New-York était devenu une Venise nouvelle ! Et elle, Venise, avait sombré avec tous ses trésors architecturaux.
Il était tard pour enfin admettre la folie des hommes. Leurs gaspillages. Leur insouciance et négligence. Trop tard ! Mille moyens désespérés furent employés pour retarder l’affreuse échéance. Les pôles fondaient lentement aux deux extrémités du globe, un peu davantage chaque année en ce temps-là. Il n’y avait plus grand chose à faire, nous étions condamnés à plus ou moins court terme. Des inventions étonnantes essayaient de remédier aux gigantesque ennuis qui s’accumulaient partout. Des esprits inventifs, des génies salvateurs, trouvaient parfois des solutions mais toujours temporaires.
Il fallut qu’arrive cette averse de comètes assassines.

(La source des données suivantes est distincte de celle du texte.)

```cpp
extern "C" int sober_second_elimination_rows(const double* null_row, const double* obj_row, const double* w1,
                                             const int32_t* rank1, const int32_t* n_keep1, const int32_t* status, int n1,
                                             int Nsets, int32_t* keep_rank, double* w_star, int32_t* n_keep, void* stream) {
    if (!null_row || !obj_row || !w1 || !rank1 || !n_keep1 || !keep_rank || !w_star || !n_keep || n1 <= 0 || Nsets <= 0)
        return SOBER_E_ARG;
    if (n1 > 512) return SOBER_E_DIM;
    hipLaunchKernelGGL(sober::k_second_elim<true>, dim3(1), dim3(512), 0, (hipStream_t)stream, null_row, obj_row, w1, rank1, n1,
                       Nsets, keep_rank, w_star, n_keep, n_keep1, status);
    LAUNCH_CHECK();
    return 0;
}

#ifdef SP_TSTAMPS
extern "C" int sober_debug_sp_stamps(unsigned long long* out260) {
    return (int)hipMemcpyFromSymbol(out260, HIP_SYMBOL(sober::g_sp_stamps), sizeof(unsigned long long) * 260, 0, hipMemcpyDeviceToHost);
}
extern "C" int sober_debug_car_rt(unsigned long long* out8) {
    return (int)hipMemcpyFromSymbol(out8, HIP_SYMBOL(sober::g_car_rt), sizeof(unsigned long long) * 8, 0, hipMemcpyDeviceToHost);
}
extern "C" int sober_debug_sp_segments(unsigned long long* out128) {
    return (int)hipMemcpyFromSymbol(out128, HIP_SYMBOL(sober::g_sp_seg), sizeof(unsigned long long) * 128, 0, hipMemcpyDeviceToHost);
}
#endif
```

sober_amd/csrc/misc.hip:

```cpp
#include "common.hpp"
#include "internal.hpp"

namespace sober {

__global__ void k_scale_points(const double* __restrict__ X, int64_t n, int d, int64_t ldx,
                               const double* __restrict__ ls, int ls_len, double* __restrict__ out,
                               int dt) {
    const int64_t t = (int64_t)blockIdx.x * blockDim.x + threadIdx.x;
    if (t >= n * dt) return;
    const int64_t i = t / dt;
    const int j = (int)(t % dt);
    double v = 0.0;
    if (j < d) v = X[i * ldx + j] / ls[ls_len == 1 ? 0 : j];
    out[t] = v;
}

__global__ void k_scale_points2(const double* __restrict__ Xa, int64_t na, int64_t lda, const double* __restrict__ Xb, int64_t nb,
                                int64_t ldb, int d, const double* __restrict__ ls, int ls_len, double* __restrict__ out, int dt) {
    const int64_t t = (int64_t)blockIdx.x * blockDim.x + threadIdx.x;
    if (t >= (na + nb) * dt) return;
    const int64_t i = t / dt;
    const int j = (int)(t % dt);
    double v = 0.0;
    if (j < d) v = (i < na ? Xa[i * lda + j] : Xb[(i - na) * ldb + j]) / ls[ls_len == 1 ? 0 : j];
// ... 393 lines not shown
constexpr int CW_BLOCKS = 256, CW_THREADS = 256;

__global__ __launch_bounds__(CW_THREADS) void k_clean_partial(double* __restrict__ w, int64_t n,
                                                              double eps, double* __restrict__ part) {
    __shared__ double s[CW_THREADS];
    double acc = 0.0;
    for (int64_t i = (int64_t)blockIdx.x * CW_THREADS + threadIdx.x; i < n;
         i += (int64_t)CW_BLOCKS * CW_THREADS) {
        double v = w[i];
        if (v < eps) v = 0.0;
        if (isinf(v)) v = eps;
        if (isnan(v)) v = eps;
        w[i] = v;
        acc += v;
    }
    s[threadIdx.x] = acc;
    __syncthreads();
    for (int o = CW_THREADS / 2; o > 0; o >>= 1) {
        if (threadIdx.x < o) s[threadIdx.x] += s[threadIdx.x + o];
        __syncthreads();
    }
    if (threadIdx.x == 0) part[blockIdx.x] = s[0];
}

__global__ __launch_bounds__(CW_BLOCKS) void k_clean_scale(double* __restrict__ w, int64_t n, const double* __restrict__ part) {
    __shared__ double s[CW_BLOCKS];
    s[threadIdx.x] = part[threadIdx.x];
    __syncthreads();
    for (int o = CW_BLOCKS / 2; o > 0; o >>= 1) {
        if (threadIdx.x < o) s[threadIdx.x] += s[threadIdx.x + o];
        __syncthreads();
    }
    const double tot = s[0];
    const int64_t i = (int64_t)blockIdx.x * blockDim.x + threadIdx.x;
    if (i >= n) return;
    w[i] = (tot != 0.0) ? w[i] / tot : 1.0 / (double)n;
}

__global__ void k_wkde_draw(const double* __restrict__ eps, int64_t n, int d, const int32_t* __restrict__ comp,
                            const double* __restrict__ Xobs, int ldx, const double* __restrict__ L,
                            const double* __restrict__ lo, const double* __restrict__ hi,
                            double* __restrict__ x, int32_t* __restrict__ inside) {
    extern __shared__ double sL[];
    for (int t = threadIdx.x; t < d * d; t += blockDim.x) sL[t] = L[t];
    __syncthreads();
    const int64_t r = (int64_t)blockIdx.x * blockDim.x + threadIdx.x;
    if (r >= n) return;
    const double* e = eps + r * d;
    const double* loc = Xobs + (size_t)comp[r] * ldx;
    bool ok = true;
    for (int k = 0; k < d; ++k) {
        double acc = 0.0;
        for (int j = 0; j <= k; ++j) acc = fma(sL[k * d + j], e[j], acc);
        const double v = loc[k] + acc;
        x[r * d + k] = v;
        if (lo) ok = ok && !(v < lo[k]) && !(v > hi[k]);
    }
    if (inside) inside[r] = ok ? 1 : 0;
}

}

#include <cstdlib>
using namespace sober;

static inline unsigned nblk(int64_t n, int b) { return (unsigned)((n + b - 1) / b); }

extern "C" int sober_abi_version(void) { return SOBER_ABI_VERSION; }
extern "C" int sober_diag_build(void) {
#ifdef SOBER_DIAG_BUILD
    return 1;
#else
    return 0;
#endif
}

namespace sober {
static Switches read_switches() {
    Switches w;
    w.level_two_launches = getenv("SOBER_LEVEL_TWO_LAUNCHES") != nullptr;
    w.tani_no_queue = getenv("SOBER_TANI_NO_QUEUE") != nullptr;
    w.car_force_giveup = getenv("SOBER_CAR_FORCE_GIVEUP") != nullptr;
    w.car_unfused = getenv("SOBER_CAR_UNFUSED") != nullptr;
    w.level_no_classes = getenv("SOBER_LEVEL_NO_CLASSES") != nullptr;
    w.car_exact_ratio = getenv("SOBER_CAR_EXACT_RATIO") != nullptr;
    return w;
}
static Switches g_switches = read_switches();
const Switches& switches() { return g_switches; }
}
extern "C" int sober_reload_switches(void) { sober::g_switches = sober::read_switches(); return 0; }
namespace sober {
LaunchEvents& launch_events() {
    static thread_local LaunchEvents le;
    return le;
}
}
extern "C" int sober_set_launch_events(void* start, void* stop) {
    if ((start == nullptr) != (stop == nullptr)) return SOBER_E_ARG;
    sober::launch_events() = sober::LaunchEvents{(hipEvent_t)start, (hipEvent_t)stop};
    return 0;
}

extern "C" int sober_padded_dim(int d) {
    if (d <= 0) return SOBER_E_ARG;
    const int dts[] = {4, 8, 12, 16, 20, 24, 32};
    for (int v : dts)
        if (d <= v) return v;
    return SOBER_E_DIM;
}

extern "C" int sober_bit_words(int d) {
    if (d <= 0) return SOBER_E_ARG;
    const int w = (d + 63) / 64;
    const int ws[] = {1, 2, 4, 8, 16, 32};
    for (int v : ws)
        if (w <= v) return v;
    return SOBER_E_DIM;
}

__global__ void k_box_muller(const double* __restrict__ u, int64_t numel, double* __restrict__ out) {
    const int64_t t = (int64_t)blockIdx.x * blockDim.x + threadIdx.x;
    const int64_t full = numel / 16;
    const bool tail = (numel % 16) != 0;
    const int64_t npairs = (full + (tail ? 1 : 0)) * 8;
    if (t >= npairs) return;
    const int64_t g = t >> 3;
    const int j = (int)(t & 7);
    const bool is_tail = g == full;
    const int64_t ub = is_tail ? numel : g * 16, ob = is_tail ? numel - 16 : g * 16;
    const double u1 = 1.0 - u[ub + j], u2 = u[ub + j + 8];
    const double radius = sqrt(-2.0 * log(u1));
    const double theta = 6.283185307179586 * u2;
    double sn, cs;
    sincos(theta, &sn, &cs);
    const int64_t keep_below = tail ? numel - 16 : numel;
    if (is_tail || ob + j < keep_below) out[ob + j] = radius * cs;
    if (is_tail || ob + j + 8 < keep_below) out[ob + j + 8] = radius * sn;
}

extern "C" int sober_box_muller(const double* u, int64_t numel, double* out, void* stream) {
    if (!u || !out || numel < 16) return SOBER_E_ARG;
    const int64_t npairs = ((numel + 15) / 16) * 8;
    hipLaunchKernelGGL(k_box_muller, dim3(nblk(npairs, 256)), dim3(256), 0, (hipStream_t)stream, u, numel, out);
    LAUNCH_CHECK();
    return 0;
}

extern "C" int sober_scale_points(const double* X, int64_t n, int d, int64_t ldx,
                                  const double* lengthscale, int ls_len, double* out, int dt,
                                  void* stream) {
    if (!X || !lengthscale || !out || n <= 0 || d <= 0 || dt < d || ldx < d) return SOBER_E_ARG;
    if (ls_len != 1 && ls_len != d) return SOBER_E_ARG;
    hipLaunchKernelGGL(k_scale_points, dim3(nblk(n * dt, 256)), dim3(256), 0, (hipStream_t)stream, X,
                       n, d, ldx, lengthscale, ls_len, out, dt);
    LAUNCH_CHECK();
    return 0;
}

int sober::scale_points2(const double* Xa, int64_t na, int64_t lda, const double* Xb, int64_t nb, int64_t ldb, int d,
                         const double* lengthscale, int ls_len, double* out, int dt, void* stream) {
    if (!Xa || !Xb || !lengthscale || !out || na <= 0 || nb <= 0 || d <= 0 || dt < d || lda < d || ldb < d) return SOBER_E_ARG;
    if (ls_len != 1 && ls_len != d) return SOBER_E_ARG;
    hipLaunchKernelGGL(k_scale_points2, dim3(nblk((na + nb) * dt, 256)), dim3(256), 0, (hipStream_t)stream, Xa, na, lda, Xb, nb,
                       ldb, d, lengthscale, ls_len, out, dt);
    LAUNCH_CHECK();
// ... 332 lines not shown
```

sober_amd/csrc/switches.hpp:

```cpp
#pragma once
namespace sober {
struct Switches {
    bool level_two_launches;
    bool tani_no_queue;
    bool car_force_giveup;
    bool car_unfused;
    bool car_exact_ratio;
    bool level_no_classes;
};
const Switches& switches();
}
```

Before: 26.97 million.

## Shift CAR bidiagonalization start by eight rows/cols within register tile

Adds a compile-time shift SH=8 that offsets the matrix inside the 16-row/column register tile so the Householder sweep starts mid-block, with index remapping for the V workspace, taup, progress publishing and the zpart reduction order. It also fuses the colp update into the tG loop as an fma. The shift is enabled by default when the sizes fit, and an env switch turns it off. The aim is likely to change which block stages run or how they align for the batch sizes used. It adds index arithmetic and doubles the template instantiations, and the wraparound store offsets and the XOR-ordered reduction could introduce correctness or rounding differences.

Milliards de morts sur terre. Des continents entiers disparus. Et nous, nordiques chanceux —combien étions-nous de notre espèce ?— avions maintenant le dur devoir de nous dénicher un coin de planète viable. Faire comme ce légendaire bonhomme Noé, celui d’après le déluge biblique. Pour tout recommencer.
Pour reprendre à zéro ce qui se nomme la civilisation. Cette faible lueur céleste au nord du nord était donc notre guide, notre espoir fou. À tout prix, coûte que coûte, retrouver un peu —au moins un peu— de chaleur. De soleil. Sans lui, fin de nos vies à terme.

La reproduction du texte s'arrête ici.